Por lo tanto: *1000W AES power handling*

"1000 vatios de potencia admisible cuya prueba de potencia se hace conforme a una de las normas de la AES".

Eso es lo que yo entiendo de esa especificación. De verdad no conseguí donde especificara que se realizo según la norma AES2-1984.

De todas maneras ese woofer lo escogí _al voleo_. 

Pasemos la página con 18Sound y veamos B&C.

.

Sobre B&C encontré este documento: Manejo de Potencia - B&C

Y particularmente sobre este woofer: 18TBX100 









*2)* 2 horas de prueba con señal continua de ruido rosa (factor de cresta 6dB). Potencia calculada sobre la impedancia nominal mínima.

--------------------------

Ademas los encontré hasta de 1.500W AES 18SW100

Y si llegan a tener dudas de la fuente de los enlaces (no oficiales de la marca) de arriba: http://www.bcspeakers.com/page.php?id=54


*Frequently Asked Questions*

*How does B&C calculate their power ratings?*

- B&C Speakers specified Nominal Power Handling is measured according to AES2-1984 standard. The transducer under test is driven for a two hour period with pink noise signal, having a crest factor of 2 (i.e. 6 dB) and filtered to the working range of the transducer itself (for instance, a 50-500 Hz range is typical for woofer testing).
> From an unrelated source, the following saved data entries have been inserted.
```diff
@@ -807,7 +885,7 @@
     if (a.head_wh && (!a.head_out || a.Ho < 1 || a.Wo < 1 || a.Ho > a.H || a.Wo > a.W)) return hipErrorInvalidValue;
     void (*kernel)(FusedH3WArgs) = a.base_u8 ? fused_block2_h3w_kernel<false, true>
                                    : a.head_wh ? fused_block2_h3w_kernel<true, false> : fused_block2_h3w_kernel<false, false>;
-    const int lds = a.base_u8 ? Gm::LDS_BYTES_BASE : Gm::LDS_BYTES;
+    const int lds = a.base_u8 ? Gm::LDS_BYTES_BASE : (a.head_wh ? Gm::LDS_BYTES_STAGED : Gm::LDS_BYTES);
     const hipError_t e = bf_set_max_lds(reinterpret_cast<const void*>(kernel), lds);
     if (e != hipSuccess) return e;
     hipLaunchKernelGGL(kernel, dim3(p.grid), dim3(Gm::NT), lds, s, a);
diff --git a/blind_image_denoising_amd/csrc/h3v_core.h b/blind_image_denoising_amd/csrc/h3v_core.h
--- a/blind_image_denoising_amd/csrc/h3v_core.h
+++ b/blind_image_denoising_amd/csrc/h3v_core.h
@@ -86,6 +86,18 @@
 }
 
 typedef unsigned h3v_u2 __attribute__((ext_vector_type(2)));
+__device__ __forceinline__ void h3_stream_store8(char* image, const unsigned image_bytes, const size_t row_off, const unsigned lane_off, const h3v_u2 v)
+{
+    if constexpr (H3_STORE_POLICY == 0) {
+        *reinterpret_cast<h3v_u2*>(image + row_off + lane_off) = v;
+    } else if constexpr (H3_STORE_POLICY == 2) {
+        __builtin_nontemporal_store(v, reinterpret_cast<h3v_u2*>(image + row_off + lane_off));
+    } else {
+        const __amdgpu_buffer_rsrc_t rsrc = __builtin_amdgcn_make_buffer_rsrc(image, 0, (int)image_bytes, 0x00020000);
+        __builtin_amdgcn_raw_buffer_store_b64(v, rsrc, (int)lane_off, (int)row_off, H3_STORE_POLICY);
+    }
+}
+
 template <bool RELU>
 struct H3VEpi {
     static constexpr int NOPS = (RELU ? 4 : 0) + 10;
```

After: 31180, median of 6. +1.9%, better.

Cone loudspeakers with ferrite magnets are tested in free air, while neodymium magnet speakers are mounted in a box whose characteristics (volume and tuning) are described in their technical specifications. Compression drivers are coupled to their recommended horn. Power is calculated using the RMS value of applied voltage – averaged over the test period – and the minimum value of electrical impedance within the working range of the loudspeaker. After the test, the transducer must be in working order, without permanent impact on its technical performance. 
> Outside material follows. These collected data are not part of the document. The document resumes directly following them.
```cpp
template <bool lagm, class Mid, class Post, class PreWait>
__device__ void decode_block(const DecodeArgs& a, DecLds& L, uint64_t b, uint64_t start, uint64_t end, Mid&& mid,
                             Post&& post, PreWait&& pre_wait) {
  const uint32_t l = lane_id();
  uint32_t err = 0;
  const uint64_t tb = b / kTile, jb = b % kTile;
  uint32_t cn = 0, ck = 0, cv = 0;
  uint64_t tp0 = 0, tp1 = 0, tp2 = 0, gb = 0;
  if constexpr (!lagm) {
    if (l < jb) {
      const uint64_t q = tb * kTile + l;
      cn = a.agg[3 * q];
      ck = a.agg[3 * q + 1];
      cv = a.agg[3 * q + 2];
    }
    tp0 = a.tile_pre[3 * tb], tp1 = a.tile_pre[3 * tb + 1], tp2 = a.tile_pre[3 * tb + 2];
  }
  uint32_t len = 0;
  if (end < start + a.tail || end - start > 0x7FFFFFF0ull) err |= LSMBLK_ERR_MALFORMED;
  else len = uint32_t(end - start) - a.tail;
  const uint8_t* bp = a.blocks + start;
  const uint32_t lead = uni(uint32_t(reinterpret_cast<uintptr_t>(bp) & 15));
  const uint8_t* abase = bp - lead;
  const rsrc_t R = make_rsrc(abase, lead + len);
  const bool fits = lead + len + 15 <= kDecImg;

  BlockHdr h;
  if (fits) {
    const uint32_t nchunk = (lead + len + 15) >> 4;
    u32x4 v[5];
    if constexpr (lagm) {
      const uint32_t o = 16 * l, o4 = o + 4096;
      asm volatile(
          "s_nop 4\n\t"
          "buffer_load_dwordx4 %0, %5, %7, 0 offen\n\t"
          "buffer_load_dwordx4 %1, %5, %7, 0 offen offset:1024\n\t"
          "buffer_load_dwordx4 %2, %5, %7, 0 offen offset:2048\n\t"
          "buffer_load_dwordx4 %3, %5, %7, 0 offen offset:3072\n\t"
          "buffer_load_dwordx4 %4, %6, %7, 0 offen"
          : "=&v"(v[0]), "=&v"(v[1]), "=&v"(v[2]), "=&v"(v[3]), "=&v"(v[4])
          : "v"(o), "v"(o4), "s"(R));
      mid();
      asm volatile("s_waitcnt vmcnt(0)" ::: "memory");
#pragma unroll
      for (uint32_t i = 0; i < 5; ++i) asm volatile("" : "+v"(v[i]));
    } else {
#pragma unroll
      for (uint32_t i = 0; i < 5; ++i)
        v[i] = __builtin_amdgcn_raw_buffer_load_b128(R, (l + 64 * i) * 16, 0, kLdAux);
    }
#pragma unroll
    for (uint32_t i = 0; i < 5; ++i)
      if (l + 64 * i < nchunk) *reinterpret_cast<u32x4*>(L.img + (l + 64 * i) * 16) = v[i];
    wave_sync();
    post();
    if (lagm && l < 3 && !(diag_mask(a.skip) & 4096)) gb = gload(a.bbase + 3 * b + l, 0);
// ... 3455 lines not shown
```

Before: 1048 GiB/s.

## Gather decoded value chunks straight to global memory via slot map, skipping LDS compaction

The LDS-staged value decode used to compact 16-byte chunks inside the image, patch entry heads and tails back in, then flush the whole run to global memory. It now writes the partial head and tail chunks of each entry into separate slots in the key image, tagged with a slot marker in the chunk map. The gather loop then reads each chunk from the image or a slot and stores it straight to global memory, with byte stores only for the run's partial first and last chunks. This removes one LDS write pass, two wave barriers and the separate flush, at the cost of a wave scan and more map bookkeeping.

Result: no change. 1055 GiB/s (median of 6 runs) (+0.7%).

```diff
diff --git a/lsm_amd/csrc/lsmblk_gpu.hip b/lsm_amd/csrc/lsmblk_gpu.hip
--- a/lsm_amd/csrc/lsmblk_gpu.hip
+++ b/lsm_amd/csrc/lsmblk_gpu.hip
@@ -49,6 +49,8 @@
 constexpr uint32_t kDecMaxE = 128;
 constexpr uint32_t kDecKeyImg = 2176;
 constexpr uint32_t kDecMapN = 256;
+constexpr uint32_t kDecSlot = 0x8000;
+static_assert(kDecImg < kDecSlot, "a source byte in the image is below the slot marker");
 constexpr uint32_t kDecOut = 4032;
 static_assert(kDecOut <= 16 * kDecMapN && 16 * kDecMapN <= kDecImg, "the chunk map covers the value run");
 
@@ -240,9 +242,10 @@
     const uint32_t src = sb + s + 10;
     if constexpr (std::is_same_v<Sink, LdsSink>) {
       if (vl && !(skip & 4)) {
+        const uint32_t vD = out.vb + vout;
+        const uint32_t tl = (vD + vl) & 15;
         lds_read16(img, src, eh[it]);
-        lds_read16(img, src + (vl > 16 ? vl - 16 : 0u), et[it]);
-        const uint32_t vD = out.vb + vout;
+        lds_read16(img, src + (vl > tl ? vl - tl : 0u), et[it]);
         const uint32_t d = src - vD;
         for (uint32_t c = (vD + 15) >> 4; 16 * c + 16 <= vD + vl; ++c) out.cmap[c] = uint16_t(d + 16 * c);
       }
@@ -329,38 +332,58 @@
     wave_sync();
     flush_run(a.keys + (K0 - kb), L.kimg, kb, K);
     if (!(skip & 4)) {
-      const uint32_t nw = (vb + V) >> 4;
-      for (uint32_t c0 = 0; c0 < nw; c0 += 64 * kDecMB) {
-        uint32_t src[kDecMB] = {};
+      const uint32_t end = vb + V, nc = (end + 15) >> 4;
+      const bool head_part = vb != 0 || end < 16, tail_part = (end & 15) != 0;
+      const uint32_t cf = head_part ? 1u : 0u, ce = tail_part ? nc - 1 : nc;
+      uint8_t* const gv = a.vals + (V0 - vb);
+      wave_sync();
+      static_assert(16 * (kDecMaxE + 1) <= kDecKeyImg, "the key image holds the shared chunks");
+      uint32_t mbase = 0;
+#pragma unroll
+      for (uint32_t it = 0; it < 2; ++it) {
+        if (64 * it >= n) break;
+        const bool live = 64 * it + l < n;
+        const uint32_t vl = live ? ent[it].vl : 0u;
+        const uint32_t S = vb + ent[it].vout, E = S + vl;
+        const uint32_t ch = S >> 4, ct = (E - 1) >> 4;
+        const uint32_t m = vl && (E >> 4) > ((S + 15) >> 4) ? (E >> 4) - ((S + 15) >> 4) : 0u;
+        const uint32_t mi = wave_incl_scan32(m);
+        const uint32_t mb = mbase + mi - m;
+        mbase += __builtin_amdgcn_readlane(mi, 63);
+        if (!vl) continue;
+        const uint32_t ao = S & 15, tl = E & 15;
+        const uint32_t hl = ch == ct ? (vl == 16 ? 0u : vl) : (ao ? 16 - ao : 0u);
+        if (hl) {
+          lds_st_short(L.kimg + 16 * (ch - mb) + ao, hl, eh[it]);
+          L.cmap[ch] = uint16_t(kDecSlot | (ch - mb));
+        }
+        if (ch != ct && tl) {
+          lds_st_short(L.kimg + 16 * (ct - mb - m), tl, et[it]);
+          L.cmap[ct] = uint16_t(kDecSlot | (ct - mb - m));
+        }
+      }
+      wave_sync();
+      {
+        const uint32_t x = l < 16 ? l : 16 * (nc - 1) + (l - 16);
+        const uint32_t sx = l < 16 ? l : 16 * (nc - 1 - mbase) + (l - 16);
+        if (l < 32 && (l < 16 ? head_part : tail_part) && x >= vb && x < end) gv[x] = L.kimg[sx];
+      }
+      for (uint32_t c0 = cf; c0 < ce; c0 += 64 * kDecMB) {
         u32x4 v[kDecMB] = {};
+        uint32_t src[kDecMB];
 #pragma unroll
         for (uint32_t j = 0; j < kDecMB; ++j) {
           const uint32_t c = c0 + 64 * j + l;
-          src[j] = c < nw ? L.cmap[c] : 0u;
+          src[j] = c < ce ? L.cmap[c] : 0u;
         }
 #pragma unroll
         for (uint32_t j = 0; j < kDecMB; ++j)
-          if (src[j]) v[j] = *reinterpret_cast<const u32x4*>(L.img + src[j]);
+          if (c0 + 64 * j + l < ce)
+            v[j] = *reinterpret_cast<const u32x4*>(src[j] & kDecSlot ? L.kimg + 16 * (src[j] & (kDecSlot - 1)) : L.img + src[j]);
 #pragma unroll
         for (uint32_t j = 0; j < kDecMB; ++j)
-          if (src[j]) *reinterpret_cast<u32x4*>(L.img + 16 * (c0 + 64 * j + l)) = v[j];
-      }
-      wave_sync();
-#pragma unroll
-      for (uint32_t it = 0; it < 2; ++it) {
-        if (64 * it >= n) break;
-        const uint32_t vl = ent[it].vl;
-        uint8_t* const o = L.img + vb + ent[it].vout;
-        if (64 * it + l >= n) continue;
-        if (vl >= 16) {
-          *reinterpret_cast<u32x4*>(o) = u32x4{eh[it][0], eh[it][1], eh[it][2], eh[it][3]};
-          *reinterpret_cast<u32x4*>(o + vl - 16) = u32x4{et[it][0], et[it][1], et[it][2], et[it][3]};
-        } else if (vl) {
-          lds_st_short(o, vl, eh[it]);
-        }
-      }
-      wave_sync();
-      flush_run(a.vals + (V0 - vb), L.img, vb, V);
+          if (c0 + 64 * j + l < ce) st_chunk16<LSMBLK_XDEC_STORE>(gv + 16 * (c0 + 64 * j + l), v[j]);
+      }
     }
   } else {
     const GlbSink g{make_rsrc_exact(a.keys + (K0 - kb), kb + K), make_rsrc_exact(a.vals + (V0 - vb), vb + V), kb, vb};
```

Due to the transient character of most musical programs, whose crest factor is commonly above 8 - 10 dB, it is customary to specify a “Continuous Program Power Handling”, double the Nominal Power Handling, as a recommended amplifier power in order to fully exploit the thermal and mechanical capabilities of the transducer without any clipping in the amplifier stage. On the contrary, when the amplifier is pushed to its limits and shows frequent saturation, its power specification should be less than the rated Nominal Power Handling of the loudspeaker.


PD: en este último párrafo también dice algo sobre la potencia y aquello que se discutía originalmente.


----------



## Dr. Zoidberg (Mar 20, 2010)

Mirá Yoangel:

Acá hay una cosa MUY IMPORTANTE y es que la forma en la que se especifica la capacidad de manejo de potencia de un parlante NO ES LA MISMA que se usa para la potencia RMS de un amplificador.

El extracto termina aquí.